U.S. Charges 3 in Drug Case With Helping Al Qaeda
Federal prosecutors in Manhattan unsealed narcotics and terrorism charges on Friday against three West Africans (Mali natives) they identified as associates of Al Qaeda and a related terrorist group.
While the United States Drug Enforcement Administration has long maintained that Al Qaeda has been involved in drug trafficking, officials at the agency said the case represented the first time such charges had been brought against people linked with the group.
The three men — identified as Oumar Issa, Harouna Touré and Idriss Abelrahman — were arrested on Wednesday in Ghana and flown to the United States on Thursday night, law enforcement officials said.
They were charged with narcotics terrorism conspiracy, the officials said, as well as conspiracy to provide material support to terrorist groups — Al Qaeda and Al Qaeda in the Islamic Maghreb.
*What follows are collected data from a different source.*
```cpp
namespace {
struct MetaExtra {
    const float* in_scale; const float* in_shift; const int* in_affine_row;
// ... 41 lines not shown
    const int* level_hw,
    int n_in,
    const void* const* in_ptr,
    const long long* in_image_stride,
    const int* in_hw,
    const int* in_mode,
    int fuse_mode, const float* fuse_w, float fuse_den, int pre_act,
    const float* dw_w, const void* pw_w, const float* scale, const float* shift,
    const int* affine_row,
    int post_act, int F, int N,
    void* const* out_ptr, const long long* out_image_stride,
    int ood_classes, int num_anchors, float* ood_energy, float* ood_maxlogit,
    long long ood_image_stride, const long long* ood_level_off) {
    if (!level_hw || !in_ptr || !in_image_stride || !in_hw || !in_mode || !dw_w || !pw_w || !shift || !affine_row ||
        !out_ptr || !out_image_stride) return EFFDET_EINVAL;
    const int sym = take_pad_flag(dtype);
    int out_f32 = 0;
    if (sep_check_shape(dtype, out_f32, meta != nullptr, B, nlevels, level_hw, n_in, fuse_mode, F, N, ood_classes, num_anchors) != EFFDET_OK)
        return EFFDET_EINVAL;
    if (fuse_mode != 0 && !fuse_w) return EFFDET_EINVAL;
    if (ood_classes > 0 && (!ood_energy || !ood_maxlogit || !ood_level_off)) return EFFDET_EINVAL;
    SepArgs a;
    a.nlevels = nlevels; a.n_in = n_in; a.fuse_mode = fuse_mode; a.fden = fuse_den;
    for (int i = 0; i < 3; ++i) a.fw[i] = (fuse_mode != 0 && i < n_in) ? fuse_w[i] : 0.f;
    for (int i = 0; i < 3; ++i) a.fwn[i] = fuse_mode == 1 ? a.fw[i] / fuse_den : a.fw[i];
    const size_t esz = (dtype == 0 || out_f32) ? 4 : 2;
    a.out_f32 = out_f32;
    a.vec_ok = sep_rows_dword_aligned(N, ood_classes, esz);
    a.pre_act = pre_act; a.post_act = post_act; a.dw_w = dw_w; a.pw_w = pw_w; a.scale = scale; a.shift = shift;
    a.F = F; a.N = N; a.ood_classes = ood_classes > 0 ? ood_classes : 0; a.num_anchors = num_anchors;
    a.ood_energy = ood_energy; a.ood_maxlogit = ood_maxlogit; a.ood_image_stride = ood_image_stride;
    a.in_scale = meta ? meta->in_scale : nullptr; a.in_shift = meta ? meta->in_shift : nullptr;
    a.stat_partial = meta ? meta->stat_partial : nullptr; a.tiles_total = 0;
    if (meta && ((meta->in_scale != nullptr) != (meta->in_shift != nullptr) || (meta->in_scale && !meta->in_affine_row))) return EFFDET_EINVAL;
    for (int l = 0; l < nlevels; ++l) {
        SepLevel& L = a.lv[l];
        L.in_affine_row = (meta && meta->in_affine_row) ? meta->in_affine_row[l] : 0;
        L.dw_out = (meta && meta->dw_out) ? meta->dw_out[l] : nullptr;
        L.dw_out_image_stride = (meta && meta->dw_out_image_stride) ? meta->dw_out_image_stride[l] : 0;
        if (L.dw_out && reinterpret_cast<uintptr_t>(L.dw_out) % 16) return EFFDET_EINVAL;
        L.H = level_hw[2 * l]; L.W = level_hw[2 * l + 1];
        L.affine_row = affine_row[l];
        L.out = out_ptr[l]; L.out_image_stride = out_image_stride[l];
        L.ood_off = (ood_classes > 0) ? ood_level_off[l] : 0;
        if (!L.out) return EFFDET_EINVAL;
        if (reinterpret_cast<uintptr_t>(L.out) % 16 || ((size_t)L.out_image_stride * esz) % 4) a.vec_ok = 0;
        for (int i = 0; i < n_in; ++i) {
            SepInput& I = L.in[i];
            I.ptr = in_ptr[l * n_in + i]; I.image_stride = in_image_stride[l * n_in + i];
            I.H = in_hw[(l * n_in + i) * 2]; I.W = in_hw[(l * n_in + i) * 2 + 1];
            I.mode = in_mode[l * n_in + i];
            I.pad_t = I.pad_l = 0;
            if (!I.ptr) return EFFDET_EINVAL;
            if (I.mode == 0) { if (I.H != L.H || I.W != L.W) return EFFDET_EINVAL; }
            else if (I.mode == 1) { if (I.H * 2 != L.H || I.W * 2 != L.W) return EFFDET_EINVAL; }
            else if (I.mode == 2) {
                if (same_out(I.H, 2) != L.H || same_out(I.W, 2) != L.W) return EFFDET_EINVAL;
                I.pad_t = pad_before(I.H, 3, 2, sym); I.pad_l = pad_before(I.W, 3, 2, sym);
            } else return EFFDET_EINVAL;
        }
    }
    if (dtype == 2) {
        for (int l = 0; l < nlevels; ++l) {
            if (!out_f32 && (reinterpret_cast<uintptr_t>(a.lv[l].out) % 16 || a.lv[l].out_image_stride % 4)) return EFFDET_EINVAL;
            for (int i = 0; i < n_in; ++i)
                if (reinterpret_cast<uintptr_t>(a.lv[l].in[i].ptr) % 16 || a.lv[l].in[i].image_stride % 4) return EFFDET_EINVAL;
        }
    }
    return sep_dispatch(meta != nullptr, dtype, reinterpret_cast<hipStream_t>(stream), a, B, nullptr);
}

extern "C" int effdet_sepconv_fused(
    void* stream, int dtype, int B, int nlevels, const int* level_hw, int n_in,
    const void* const* in_ptr, const long long* in_image_stride, const int* in_hw, const int* in_mode,
    int fuse_mode, const float* fuse_w, float fuse_den, int pre_act,
    const float* dw_w, const void* pw_w, const float* scale, const float* shift, const int* affine_row,
    int post_act, int F, int N, void* const* out_ptr, const long long* out_image_stride,
    int ood_classes, int num_anchors, float* ood_energy, float* ood_maxlogit,
    long long ood_image_stride, const long long* ood_level_off) {
    EFFDET_ENTER();
    return sepconv_common(nullptr, stream, dtype, B, nlevels, level_hw, n_in, in_ptr, in_image_stride, in_hw, in_mode,
                          fuse_mode, fuse_w, fuse_den, pre_act, dw_w, pw_w, scale, shift, affine_row, post_act, F, N,
                          out_ptr, out_image_stride, ood_classes, num_anchors, ood_energy, ood_maxlogit, ood_image_stride, ood_level_off);
}

extern "C" int effdet_sepconv_meta(
    void* stream, int dtype, int B, int nlevels, const int* level_hw,
    const void* const* in_ptr, const long long* in_image_stride,
    const float* in_scale, const float* in_shift, const int* in_affine_row, int pre_act,
    const float* dw_w, const void* pw_w, const float* bias, int F, int N,
    void* const* out_ptr, const long long* out_image_stride,
    float* stat_partial, void* const* dw_out, const long long* dw_out_image_stride) {
    EFFDET_ENTER();
// ... 101 lines not shown
```

Measured before the change: 17130 images/sec.

## Add trimmed sepconv kernel variants specialised by live inputs and epilogue

Adds TRIM template variants of the bf16 F=64 separable-conv kernel. They load only the live fused inputs, copy raw halo data when there is a single input with no fusion or pre-activation, and skip the max-pool bounds masking when the padding geometry makes it unnecessary. A simplified epilogue applies BN (optionally followed by SiLU) and writes bf16x8 with buffer stores over fixed 64-wide N tiles. The host checks which pooling and padding cases are safe and dispatches to these variants. The aim is fewer registers, less halo-building ALU work and a cheaper store path, at the cost of more template instantiations and correctness that depends on the padding checks.

```diff
diff --git a/ood_object_detection_amd/csrc/common.h b/ood_object_detection_amd/csrc/common.h
--- a/ood_object_detection_amd/csrc/common.h
+++ b/ood_object_detection_amd/csrc/common.h
@@ -63,6 +63,13 @@
     const f32x2 y0 = x0 * f32x2{__builtin_amdgcn_rcpf(d0[0]), __builtin_amdgcn_rcpf(d0[1])};
     const f32x2 y1 = x1 * f32x2{__builtin_amdgcn_rcpf(d1[0]), __builtin_amdgcn_rcpf(d1[1])};
     return f32x4{y0[0], y0[1], y1[0], y1[1]};
+}
+
+DEV f32x2 fma2(const f32x2 a, const f32x2 b, const f32x2 c) { return __builtin_elementwise_fma(a, b, c); }
+DEV f32x4 fma4(const f32x4 a, const f32x4 b, const f32x4 c) {
+    const f32x2 r0 = fma2(f32x2{a[0], a[1]}, f32x2{b[0], b[1]}, f32x2{c[0], c[1]});
+    const f32x2 r1 = fma2(f32x2{a[2], a[3]}, f32x2{b[2], b[3]}, f32x2{c[2], c[3]});
+    return f32x4{r0[0], r0[1], r1[0], r1[1]};
 }
 
 template <int V> struct IntC { static constexpr int value = V; };
diff --git a/ood_object_detection_amd/csrc/sepconv.hip b/ood_object_detection_amd/csrc/sepconv.hip
--- a/ood_object_detection_amd/csrc/sepconv.hip
+++ b/ood_object_detection_amd/csrc/sepconv.hip
@@ -33,6 +33,7 @@
     const float* in_scale; const float* in_shift;
     float* stat_partial;
     int tiles_total;
+    int trim_ok;
 };
 
 constexpr int FC = 64;
@@ -77,9 +78,9 @@
     return r;
 }
 
-template <typename T>
+template <typename T, int POOL = 0>
 DEV Raw8<T> fetch_input(const T* base, const SepInput& in, int y, int x, int F, int c) {
-    if (in.mode != 2) {
+    if (POOL == 2 || in.mode != 2) {
         const int sh = in.mode == 1 ? 1 : 0;
         return load_raw8<T>(base + ((y >> sh) * in.W + (x >> sh)) * F + c);
     }
@@ -93,7 +94,7 @@
             const int ix = 2 * x + kx - in.pad_l;
             const int ixc = ix < 0 ? 0 : (ix >= in.W ? in.W - 1 : ix);
             const F8 v = load8<T>(base + (iyc * in.W + ixc) * F + c);
-            const bool inside = iy == iyc && ix == ixc;
+            const bool inside = POOL == 1 || (iy == iyc && ix == ixc);
 #pragma unroll
             for (int e = 0; e < 8; ++e) m.v[e] = fmaxf(m.v[e], inside ? v.v[e] : -INFINITY);
         }
@@ -136,7 +137,8 @@
     }
 }
 
-template <typename T, int TH, int TW, int BN, bool OOD, int NTH, int FT, bool META = false, int NIN = 3, bool BST = false>
+constexpr int TRIM_RAWH = 4, TRIM_SLE = 8, TRIM_POST = 16, TRIM_DIRECT = 32;
+template <typename T, int TH, int TW, int BN, bool OOD, int NTH, int FT, bool META = false, int NIN = 3, bool BST = false, int TRIM = 0>
 __global__ __launch_bounds__(NTH, NTH == 512 ? (FT == 64 && !OOD && !META && !IsPair<T>::value ? 8 : 4) : 2) void sepconv_kernel(SepArgs p) {
     constexpr int BM = TH * TW;
     constexpr int HW_ = (TH + 2) * (TW + 2);
@@ -145,6 +147,10 @@
     constexpr int NT = BN / 16;
     constexpr int NP = NT / 2;
     static_assert(NT % 2 == 0 && WPT >= 1, "tile shape");
+    constexpr int LIVE = TRIM ? (TRIM & 3) : NIN;
+    constexpr bool PK = TRIM != 0, RAWH = (TRIM & TRIM_RAWH) != 0, SLE = (TRIM & TRIM_SLE) != 0, POST = (TRIM & TRIM_POST) != 0;
+    static_assert(!TRIM || (sizeof(T) == 2 && !IsPair<T>::value && FT == 64 && NTH == 512 && !META), "TRIM forms: bf16, F = 64");
+    static_assert(LIVE >= 1 && LIVE <= NIN && (!RAWH || LIVE == 1) && (!SLE || BN == 64) && (!POST || SLE) && (!TRIM || !OOD), "TRIM bits");
     extern __shared__ __attribute__((aligned(16))) char lds[];
 
     const int F = FT ? FT : p.F, N = p.N;
@@ -189,15 +195,15 @@
             *reinterpret_cast<u32x4*>(At + row * arow + fbytes + piece * 16) = u32x4{0u, 0u, 0u, 0u};
         }
     }
-    const T* ib[3];
-#pragma unroll
-    for (int i = 0; i < 3; ++i) {
+    const T* ib[LIVE];
+#pragma unroll
+    for (int i = 0; i < LIVE; ++i) {
         const int ii = i < p.n_in ? i : 0;
         ib[i] = reinterpret_cast<const T*>(L.in[ii].ptr) + (long long)b * L.in[ii].image_stride;
     }
-    float fwm[3];
-#pragma unroll
-    for (int i = 0; i < 3; ++i) fwm[i] = i < p.n_in ? ((IsFast<T>::value && p.fuse_mode == 1) ? p.fwn[i] : p.fw[i]) : 0.f;
+    float fwm[LIVE];
+#pragma unroll
+    for (int i = 0; i < LIVE; ++i) fwm[i] = i < p.n_in ? ((IsFast<T>::value && p.fuse_mode == 1) ? p.fwn[i] : p.fw[i]) : 0.f;
     const bool divide = !IsFast<T>::value && p.fuse_mode == 1;
 
     for (int fc0 = 0; fc0 < F; fc0 += FC) {
@@ -206,7 +212,7 @@
         __syncthreads();
         constexpr int HU = NTH == 512 ? ((FT == 64 && !OOD && !META && NIN > 1) ? 1 : ((FT == 0 && NIN > 1) ? 2 : 3)) : 2;
         for (int it0 = tid; it0 < HW_ * fcg; it0 += HU * NTH) {
-            Raw8<T> xin[HU][NIN];
+            Raw8<T> xin[HU][LIVE];
             unsigned okm[HU];
 #pragma unroll
             for (int u = 0; u < HU; ++u) {
@@ -218,13 +224,18 @@
                 okm[u] = (it_ < HW_ * fcg && y == yc && x == xc) ? 0xFFFFFFFFu : 0u;
                 const int c = fc0 + cgh * 8;
 #pragma unroll
-                for (int i = 0; i < NIN; ++i) xin[u][i] = fetch_input<T>(ib[i], L.in[i < p.n_in ? i : 0], yc, xc, F, c);
+                for (int i = 0; i < LIVE; ++i) xin[u][i] = fetch_input<T, (TRIM & TRIM_DIRECT) ? 2 : (TRIM ? 1 : 0)>(ib[i], L.in[i < p.n_in ? i : 0], yc, xc, F, c);
             }
 #pragma unroll
             for (int u = 0; u < HU; ++u) {
                 const int it = it0 + NTH * u;
                 const int cgh = it % fcg, hp = it / fcg;
                 const u32x4 km = {okm[u], okm[u], okm[u], okm[u]};
+                if constexpr (RAWH) {
+                    if (it < HW_ * fcg)
+                        *reinterpret_cast<u32x4*>(reinterpret_cast<T*>(halo) + hp * HROW + cgh * 8) = xin[u][0].v[0] & km;
+                    continue;
+                }
                 F8 v = f8_zero();
                 {
                     if (p.fuse_mode == 0) {
@@ -234,11 +245,19 @@
                         v = unpack8<T>(r0);
                     } else {
 #pragma unroll
-                        for (int i = 0; i < NIN; ++i) {
+                        for (int i = 0; i < LIVE; ++i) {
                             Raw8<T> ri = xin[u][i];
                             ri.v[0] = ri.v[0] & km;
                             if constexpr (sizeof(T) == 4) ri.v[1] = ri.v[1] & km;
                             const F8 xi = unpack8<T>(ri);
+                            if constexpr (PK) {
+                                const f32x2 w2 = {fwm[i], fwm[i]};
+#pragma unroll
+                                for (int e = 0; e < 8; e += 2) {
+                                    const f32x2 r = fma2(f32x2{xi.v[e], xi.v[e + 1]}, w2, f32x2{v.v[e], v.v[e + 1]});
+                                    v.v[e] = r[0]; v.v[e + 1] = r[1];
+                                }
+                            } else
                             if (divide) {
 #pragma unroll
                                 for (int e = 0; e < 8; ++e) v.v[e] += (xi.v[e] * fwm[i]) / p.fden;
@@ -257,8 +276,14 @@
                         }
                     }
                     if (p.pre_act) {
-#pragma unroll
-                        for (int e = 0; e < 8; ++e) v.v[e] = silu_t<T>(v.v[e]);
+                        if constexpr (PK) {
+                            const f32x4 a = silu4_fast(f32x4{v.v[0], v.v[1], v.v[2], v.v[3]}), c = silu4_fast(f32x4{v.v[4], v.v[5], v.v[6], v.v[7]});
+#pragma unroll
+                            for (int e = 0; e < 4; ++e) { v.v[e] = a[e]; v.v[4 + e] = c[e]; }
+                        } else {
+#pragma unroll
+                            for (int e = 0; e < 8; ++e) v.v[e] = silu_t<T>(v.v[e]);
+                        }
                     }
                 }
                 if (it < HW_ * fcg) store8<T>(reinterpret_cast<T*>(halo) + hp * HROW + cgh * 8, v);
@@ -420,6 +445,12 @@
     }
     __amdgpu_buffer_rsrc_t ors, ers, mrs;
     constexpr int OB = IsPair<T>::value ? 4 : 2;
+    int osle[SLE ? WPT : 1];
+    if constexpr (SLE) {
+        ors = __builtin_amdgcn_make_buffer_rsrc(reinterpret_cast<char*>(L.out) + (long long)b * L.out_image_stride * 2, 0, H * W * N * 2, 0x00020000);
+#pragma unroll
+        for (int i = 0; i < WPT; ++i) osle[i] = pix_in[i] ? pix_off[i] * 2 + fpiece * 16 : 0x7FFFFF00;
+    }
     if constexpr (BST) {
         ors = __builtin_amdgcn_make_buffer_rsrc(reinterpret_cast<char*>(L.out) + (long long)b * L.out_image_stride * OB, 0, H * W * N * OB, 0x00020000);
         ers = __builtin_amdgcn_make_buffer_rsrc(reinterpret_cast<char*>(p.ood_energy + (long long)b * p.ood_image_stride + L.ood_off), 0,
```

The case grew out of sting operation, officials said. Two Drug Enforcement Administration informants posing as members of FARC, the Colombian terrorist group, approached the men, seeking their help to move large quantities of cocaine from West Africa, through North Africa and the desert and into Spain, the officials said.
The three men, who identified themselves to the informants as either associates of Al Qaeda, or of a related group, Al Qaeda in the Islamic Maghreb, told the informants that they had provided similar transportation and security services to members of Al Qaeda, the officials said.
The three men were charged under statutes passed in 2006 that give federal drug agents the authority to prosecute narcotics and terrorism crimes committed anywhere in the world if a link between a drug offense and a specified act of terrorism or a terrorist organization can be established.